Collected data entries:
════════════════════
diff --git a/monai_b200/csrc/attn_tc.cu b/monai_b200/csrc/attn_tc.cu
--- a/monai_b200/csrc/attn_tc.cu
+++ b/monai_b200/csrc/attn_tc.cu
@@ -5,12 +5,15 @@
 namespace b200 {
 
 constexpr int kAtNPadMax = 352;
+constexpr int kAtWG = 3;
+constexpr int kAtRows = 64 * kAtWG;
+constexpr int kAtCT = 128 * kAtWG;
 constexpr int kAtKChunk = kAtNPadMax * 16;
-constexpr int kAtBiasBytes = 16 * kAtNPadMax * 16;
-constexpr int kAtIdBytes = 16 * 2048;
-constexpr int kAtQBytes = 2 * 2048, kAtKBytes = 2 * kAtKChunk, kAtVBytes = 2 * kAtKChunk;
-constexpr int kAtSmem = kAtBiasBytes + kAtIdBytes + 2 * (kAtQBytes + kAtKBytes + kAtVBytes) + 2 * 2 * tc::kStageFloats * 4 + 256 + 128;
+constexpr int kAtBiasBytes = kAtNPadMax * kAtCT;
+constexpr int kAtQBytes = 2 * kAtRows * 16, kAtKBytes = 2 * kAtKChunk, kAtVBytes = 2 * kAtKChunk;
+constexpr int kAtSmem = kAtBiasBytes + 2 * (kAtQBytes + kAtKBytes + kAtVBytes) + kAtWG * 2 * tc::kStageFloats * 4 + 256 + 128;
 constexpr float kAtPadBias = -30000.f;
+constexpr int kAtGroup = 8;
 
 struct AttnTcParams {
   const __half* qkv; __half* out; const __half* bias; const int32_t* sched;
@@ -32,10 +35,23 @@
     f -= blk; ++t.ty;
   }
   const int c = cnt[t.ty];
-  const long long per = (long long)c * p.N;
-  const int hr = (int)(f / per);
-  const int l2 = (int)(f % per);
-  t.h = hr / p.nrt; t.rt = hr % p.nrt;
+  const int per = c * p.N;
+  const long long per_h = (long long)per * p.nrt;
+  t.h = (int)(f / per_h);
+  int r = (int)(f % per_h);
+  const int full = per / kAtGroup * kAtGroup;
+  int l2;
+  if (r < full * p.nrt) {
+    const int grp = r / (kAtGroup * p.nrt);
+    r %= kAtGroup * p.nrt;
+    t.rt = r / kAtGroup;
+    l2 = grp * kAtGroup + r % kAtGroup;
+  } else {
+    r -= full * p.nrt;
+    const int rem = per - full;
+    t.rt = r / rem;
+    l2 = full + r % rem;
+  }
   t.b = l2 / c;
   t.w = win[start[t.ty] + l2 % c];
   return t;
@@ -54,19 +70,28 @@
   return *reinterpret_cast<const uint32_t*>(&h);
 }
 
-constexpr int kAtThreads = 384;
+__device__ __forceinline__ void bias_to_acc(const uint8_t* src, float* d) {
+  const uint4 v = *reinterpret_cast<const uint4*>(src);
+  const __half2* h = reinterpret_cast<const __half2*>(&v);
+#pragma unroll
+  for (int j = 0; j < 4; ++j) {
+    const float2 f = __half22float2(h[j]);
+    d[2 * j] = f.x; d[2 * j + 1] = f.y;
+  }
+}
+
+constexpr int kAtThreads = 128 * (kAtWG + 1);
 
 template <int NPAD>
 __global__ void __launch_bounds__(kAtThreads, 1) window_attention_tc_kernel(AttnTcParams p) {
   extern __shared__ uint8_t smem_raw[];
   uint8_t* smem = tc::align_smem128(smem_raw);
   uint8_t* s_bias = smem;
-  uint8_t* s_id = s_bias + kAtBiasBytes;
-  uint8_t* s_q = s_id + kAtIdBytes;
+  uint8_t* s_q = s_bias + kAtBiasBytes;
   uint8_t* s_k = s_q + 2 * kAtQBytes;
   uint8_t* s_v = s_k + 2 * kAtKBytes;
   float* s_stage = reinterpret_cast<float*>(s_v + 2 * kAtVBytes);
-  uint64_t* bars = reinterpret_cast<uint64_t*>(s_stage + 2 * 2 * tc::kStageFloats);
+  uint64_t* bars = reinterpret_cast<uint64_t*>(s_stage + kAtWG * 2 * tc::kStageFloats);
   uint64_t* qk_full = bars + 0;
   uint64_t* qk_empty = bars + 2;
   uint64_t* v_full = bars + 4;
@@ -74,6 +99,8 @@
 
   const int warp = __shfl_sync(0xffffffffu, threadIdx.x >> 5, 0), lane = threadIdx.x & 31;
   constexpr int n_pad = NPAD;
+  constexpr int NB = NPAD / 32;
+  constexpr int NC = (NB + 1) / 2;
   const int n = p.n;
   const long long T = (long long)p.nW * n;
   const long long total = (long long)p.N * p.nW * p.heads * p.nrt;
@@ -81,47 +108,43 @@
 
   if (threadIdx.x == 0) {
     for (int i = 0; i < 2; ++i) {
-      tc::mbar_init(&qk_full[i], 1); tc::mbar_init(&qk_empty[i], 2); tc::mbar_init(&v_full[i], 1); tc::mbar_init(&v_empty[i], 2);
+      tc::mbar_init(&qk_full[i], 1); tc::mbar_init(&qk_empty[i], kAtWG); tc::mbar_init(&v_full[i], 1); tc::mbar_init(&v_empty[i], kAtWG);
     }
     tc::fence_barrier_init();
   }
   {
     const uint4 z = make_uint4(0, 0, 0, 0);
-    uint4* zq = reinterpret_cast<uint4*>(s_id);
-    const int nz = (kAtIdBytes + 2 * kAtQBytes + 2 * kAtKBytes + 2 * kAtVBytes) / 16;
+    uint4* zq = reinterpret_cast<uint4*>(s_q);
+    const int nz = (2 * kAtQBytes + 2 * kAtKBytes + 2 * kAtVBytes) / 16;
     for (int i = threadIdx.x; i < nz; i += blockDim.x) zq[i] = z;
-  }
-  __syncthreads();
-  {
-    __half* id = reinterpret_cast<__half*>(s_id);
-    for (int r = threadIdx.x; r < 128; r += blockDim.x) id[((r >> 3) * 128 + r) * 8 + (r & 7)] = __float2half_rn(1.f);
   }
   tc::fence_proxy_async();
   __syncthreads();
════════════════════
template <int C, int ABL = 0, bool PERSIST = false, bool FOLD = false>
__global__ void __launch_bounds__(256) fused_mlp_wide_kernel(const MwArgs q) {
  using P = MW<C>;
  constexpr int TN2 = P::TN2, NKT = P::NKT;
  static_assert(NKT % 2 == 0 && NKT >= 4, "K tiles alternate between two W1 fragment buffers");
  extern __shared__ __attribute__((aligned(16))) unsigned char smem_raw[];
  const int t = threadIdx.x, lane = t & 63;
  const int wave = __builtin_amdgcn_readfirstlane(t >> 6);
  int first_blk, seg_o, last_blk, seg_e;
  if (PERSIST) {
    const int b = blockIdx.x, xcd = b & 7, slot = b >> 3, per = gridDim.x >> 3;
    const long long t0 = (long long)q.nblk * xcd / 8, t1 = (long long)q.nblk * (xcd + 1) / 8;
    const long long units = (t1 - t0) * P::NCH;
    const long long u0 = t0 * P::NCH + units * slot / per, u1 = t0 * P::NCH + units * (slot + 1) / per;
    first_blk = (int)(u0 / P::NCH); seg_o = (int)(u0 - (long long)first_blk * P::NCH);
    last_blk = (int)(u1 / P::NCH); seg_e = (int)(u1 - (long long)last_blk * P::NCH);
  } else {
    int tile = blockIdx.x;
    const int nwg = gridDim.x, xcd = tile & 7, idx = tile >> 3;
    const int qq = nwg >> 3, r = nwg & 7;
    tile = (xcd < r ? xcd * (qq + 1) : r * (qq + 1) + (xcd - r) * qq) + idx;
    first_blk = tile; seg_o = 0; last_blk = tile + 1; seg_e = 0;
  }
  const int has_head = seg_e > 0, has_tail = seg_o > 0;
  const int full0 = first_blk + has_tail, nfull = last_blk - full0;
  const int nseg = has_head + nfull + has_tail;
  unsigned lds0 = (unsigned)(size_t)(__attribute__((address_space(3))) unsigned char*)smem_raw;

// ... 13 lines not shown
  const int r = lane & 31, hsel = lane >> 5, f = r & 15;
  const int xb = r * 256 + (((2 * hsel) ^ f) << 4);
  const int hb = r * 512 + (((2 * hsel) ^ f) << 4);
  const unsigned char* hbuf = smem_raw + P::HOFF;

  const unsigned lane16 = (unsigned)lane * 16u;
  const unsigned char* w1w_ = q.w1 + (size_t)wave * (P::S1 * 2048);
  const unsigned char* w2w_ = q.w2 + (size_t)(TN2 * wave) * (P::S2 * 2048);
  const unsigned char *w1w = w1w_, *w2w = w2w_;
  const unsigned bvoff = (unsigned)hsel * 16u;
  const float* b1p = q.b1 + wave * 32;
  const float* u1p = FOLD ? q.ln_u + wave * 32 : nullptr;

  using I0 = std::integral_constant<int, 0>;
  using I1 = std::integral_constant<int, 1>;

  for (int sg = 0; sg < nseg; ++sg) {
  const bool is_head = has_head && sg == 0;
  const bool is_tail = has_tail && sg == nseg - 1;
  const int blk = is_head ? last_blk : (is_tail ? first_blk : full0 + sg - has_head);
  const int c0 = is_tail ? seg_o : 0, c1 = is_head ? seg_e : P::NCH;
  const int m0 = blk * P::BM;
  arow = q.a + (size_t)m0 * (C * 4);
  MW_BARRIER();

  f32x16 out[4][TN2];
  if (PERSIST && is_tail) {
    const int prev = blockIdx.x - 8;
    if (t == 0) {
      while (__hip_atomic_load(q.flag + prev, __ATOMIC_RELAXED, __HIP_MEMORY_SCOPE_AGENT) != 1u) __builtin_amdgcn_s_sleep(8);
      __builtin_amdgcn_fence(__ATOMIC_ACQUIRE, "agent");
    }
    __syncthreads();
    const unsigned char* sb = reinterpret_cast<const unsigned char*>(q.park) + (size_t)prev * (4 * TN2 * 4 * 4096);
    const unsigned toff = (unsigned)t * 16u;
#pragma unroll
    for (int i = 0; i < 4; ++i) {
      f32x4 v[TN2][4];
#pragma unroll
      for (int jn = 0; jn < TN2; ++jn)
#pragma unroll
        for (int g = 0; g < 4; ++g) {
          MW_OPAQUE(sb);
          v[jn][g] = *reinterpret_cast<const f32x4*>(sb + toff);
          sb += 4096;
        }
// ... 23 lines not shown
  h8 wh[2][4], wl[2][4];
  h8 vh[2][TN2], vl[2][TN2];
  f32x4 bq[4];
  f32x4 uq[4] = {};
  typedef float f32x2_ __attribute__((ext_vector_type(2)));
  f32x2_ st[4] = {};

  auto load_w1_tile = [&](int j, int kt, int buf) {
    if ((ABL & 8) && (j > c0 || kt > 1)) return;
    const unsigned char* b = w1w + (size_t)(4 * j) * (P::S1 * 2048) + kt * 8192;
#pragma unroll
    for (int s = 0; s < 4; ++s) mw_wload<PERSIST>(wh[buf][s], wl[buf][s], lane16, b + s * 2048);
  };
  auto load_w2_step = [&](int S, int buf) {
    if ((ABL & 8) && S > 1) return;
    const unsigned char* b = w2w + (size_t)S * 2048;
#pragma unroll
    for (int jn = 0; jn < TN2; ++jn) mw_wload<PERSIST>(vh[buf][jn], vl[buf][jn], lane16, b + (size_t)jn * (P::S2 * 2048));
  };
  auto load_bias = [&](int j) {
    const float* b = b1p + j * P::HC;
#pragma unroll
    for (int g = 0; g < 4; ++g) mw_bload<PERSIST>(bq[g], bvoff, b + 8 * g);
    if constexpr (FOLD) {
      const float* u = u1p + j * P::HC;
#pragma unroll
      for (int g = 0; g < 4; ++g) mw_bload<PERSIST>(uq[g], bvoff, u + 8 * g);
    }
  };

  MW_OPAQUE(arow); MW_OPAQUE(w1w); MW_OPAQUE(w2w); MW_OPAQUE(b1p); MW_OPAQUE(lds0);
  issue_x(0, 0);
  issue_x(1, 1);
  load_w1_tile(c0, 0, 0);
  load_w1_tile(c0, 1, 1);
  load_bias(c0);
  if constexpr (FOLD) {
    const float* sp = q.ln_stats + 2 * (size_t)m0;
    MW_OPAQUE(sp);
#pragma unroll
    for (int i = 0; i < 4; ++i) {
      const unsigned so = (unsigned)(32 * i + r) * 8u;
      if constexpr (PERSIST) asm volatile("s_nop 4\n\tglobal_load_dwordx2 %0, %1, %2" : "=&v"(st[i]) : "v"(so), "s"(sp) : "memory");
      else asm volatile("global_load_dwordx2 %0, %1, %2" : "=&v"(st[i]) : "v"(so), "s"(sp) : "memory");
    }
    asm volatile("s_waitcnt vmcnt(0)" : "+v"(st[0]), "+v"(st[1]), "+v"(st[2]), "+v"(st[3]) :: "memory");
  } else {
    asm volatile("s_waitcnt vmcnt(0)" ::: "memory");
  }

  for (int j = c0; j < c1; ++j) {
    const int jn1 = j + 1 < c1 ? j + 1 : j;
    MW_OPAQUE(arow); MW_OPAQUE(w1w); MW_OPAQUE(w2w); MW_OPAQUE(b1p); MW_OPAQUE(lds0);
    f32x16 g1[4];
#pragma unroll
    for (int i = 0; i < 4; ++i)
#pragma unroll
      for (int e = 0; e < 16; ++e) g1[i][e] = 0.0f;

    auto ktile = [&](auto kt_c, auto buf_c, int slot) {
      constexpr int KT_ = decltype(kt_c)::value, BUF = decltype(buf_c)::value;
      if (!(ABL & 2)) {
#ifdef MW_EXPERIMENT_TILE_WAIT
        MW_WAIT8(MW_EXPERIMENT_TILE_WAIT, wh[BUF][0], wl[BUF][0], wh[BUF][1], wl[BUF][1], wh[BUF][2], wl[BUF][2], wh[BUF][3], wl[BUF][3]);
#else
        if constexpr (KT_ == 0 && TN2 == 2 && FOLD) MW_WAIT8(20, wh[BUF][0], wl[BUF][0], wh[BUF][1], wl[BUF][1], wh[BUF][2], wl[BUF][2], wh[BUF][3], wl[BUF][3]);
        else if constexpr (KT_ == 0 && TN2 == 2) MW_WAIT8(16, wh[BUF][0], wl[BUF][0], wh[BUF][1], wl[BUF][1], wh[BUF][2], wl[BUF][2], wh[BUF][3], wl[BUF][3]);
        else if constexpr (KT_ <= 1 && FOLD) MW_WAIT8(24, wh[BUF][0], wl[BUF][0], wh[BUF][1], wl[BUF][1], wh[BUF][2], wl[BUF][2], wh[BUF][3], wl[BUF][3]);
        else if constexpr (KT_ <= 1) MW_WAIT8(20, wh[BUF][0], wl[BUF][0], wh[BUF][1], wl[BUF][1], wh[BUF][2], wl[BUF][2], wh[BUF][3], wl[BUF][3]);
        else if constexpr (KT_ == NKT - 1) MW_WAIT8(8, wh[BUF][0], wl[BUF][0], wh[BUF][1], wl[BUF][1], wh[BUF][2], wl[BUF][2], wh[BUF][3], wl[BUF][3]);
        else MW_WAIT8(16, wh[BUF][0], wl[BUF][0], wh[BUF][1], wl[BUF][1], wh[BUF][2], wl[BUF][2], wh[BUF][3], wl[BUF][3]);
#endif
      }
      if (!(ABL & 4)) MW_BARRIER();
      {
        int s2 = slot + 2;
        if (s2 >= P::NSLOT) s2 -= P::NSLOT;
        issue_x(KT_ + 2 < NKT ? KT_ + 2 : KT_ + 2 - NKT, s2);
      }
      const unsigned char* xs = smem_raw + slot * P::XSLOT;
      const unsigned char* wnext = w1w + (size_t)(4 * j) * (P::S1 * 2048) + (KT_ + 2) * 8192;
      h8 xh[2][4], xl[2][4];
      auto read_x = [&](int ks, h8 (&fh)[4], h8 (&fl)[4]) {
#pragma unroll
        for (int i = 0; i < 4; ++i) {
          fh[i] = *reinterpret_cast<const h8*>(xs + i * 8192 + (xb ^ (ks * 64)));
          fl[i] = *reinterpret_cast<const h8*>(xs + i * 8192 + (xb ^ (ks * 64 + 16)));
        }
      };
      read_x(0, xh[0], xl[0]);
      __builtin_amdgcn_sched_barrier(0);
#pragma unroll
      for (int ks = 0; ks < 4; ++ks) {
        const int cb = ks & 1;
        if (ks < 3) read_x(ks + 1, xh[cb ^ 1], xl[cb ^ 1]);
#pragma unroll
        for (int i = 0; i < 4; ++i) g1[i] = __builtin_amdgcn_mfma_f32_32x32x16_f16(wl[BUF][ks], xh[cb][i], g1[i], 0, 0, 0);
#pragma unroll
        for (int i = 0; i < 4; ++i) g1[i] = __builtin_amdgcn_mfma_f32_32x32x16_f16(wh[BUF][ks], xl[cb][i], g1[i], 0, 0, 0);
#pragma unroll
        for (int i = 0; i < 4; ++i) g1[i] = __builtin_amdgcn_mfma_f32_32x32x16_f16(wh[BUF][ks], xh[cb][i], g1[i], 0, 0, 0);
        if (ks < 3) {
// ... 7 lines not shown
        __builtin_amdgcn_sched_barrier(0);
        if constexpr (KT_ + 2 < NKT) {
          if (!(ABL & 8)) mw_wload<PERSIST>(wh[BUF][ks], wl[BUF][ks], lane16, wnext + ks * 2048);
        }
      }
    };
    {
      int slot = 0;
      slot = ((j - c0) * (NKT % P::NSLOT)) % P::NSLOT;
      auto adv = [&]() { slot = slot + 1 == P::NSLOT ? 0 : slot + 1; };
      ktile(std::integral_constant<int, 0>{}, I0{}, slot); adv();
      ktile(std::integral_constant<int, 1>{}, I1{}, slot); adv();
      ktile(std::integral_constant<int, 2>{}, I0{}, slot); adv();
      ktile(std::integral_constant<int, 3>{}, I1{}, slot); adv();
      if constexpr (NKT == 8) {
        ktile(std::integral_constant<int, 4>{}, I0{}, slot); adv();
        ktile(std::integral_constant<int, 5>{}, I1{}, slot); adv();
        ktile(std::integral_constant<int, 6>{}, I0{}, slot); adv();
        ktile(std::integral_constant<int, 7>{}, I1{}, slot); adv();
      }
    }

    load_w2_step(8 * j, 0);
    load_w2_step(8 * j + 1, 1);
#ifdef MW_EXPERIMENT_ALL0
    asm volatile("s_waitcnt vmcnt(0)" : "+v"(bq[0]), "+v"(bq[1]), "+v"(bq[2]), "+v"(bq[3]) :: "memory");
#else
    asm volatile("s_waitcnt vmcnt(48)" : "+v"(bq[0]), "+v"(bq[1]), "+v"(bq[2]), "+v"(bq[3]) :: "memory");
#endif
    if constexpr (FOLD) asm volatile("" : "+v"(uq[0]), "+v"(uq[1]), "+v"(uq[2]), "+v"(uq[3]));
════════════════════
▸ WORK INSTRUCTIONS:
Within the data, tally each line containing the string "return". Answer with the number by itself.

▸ RESULT:
4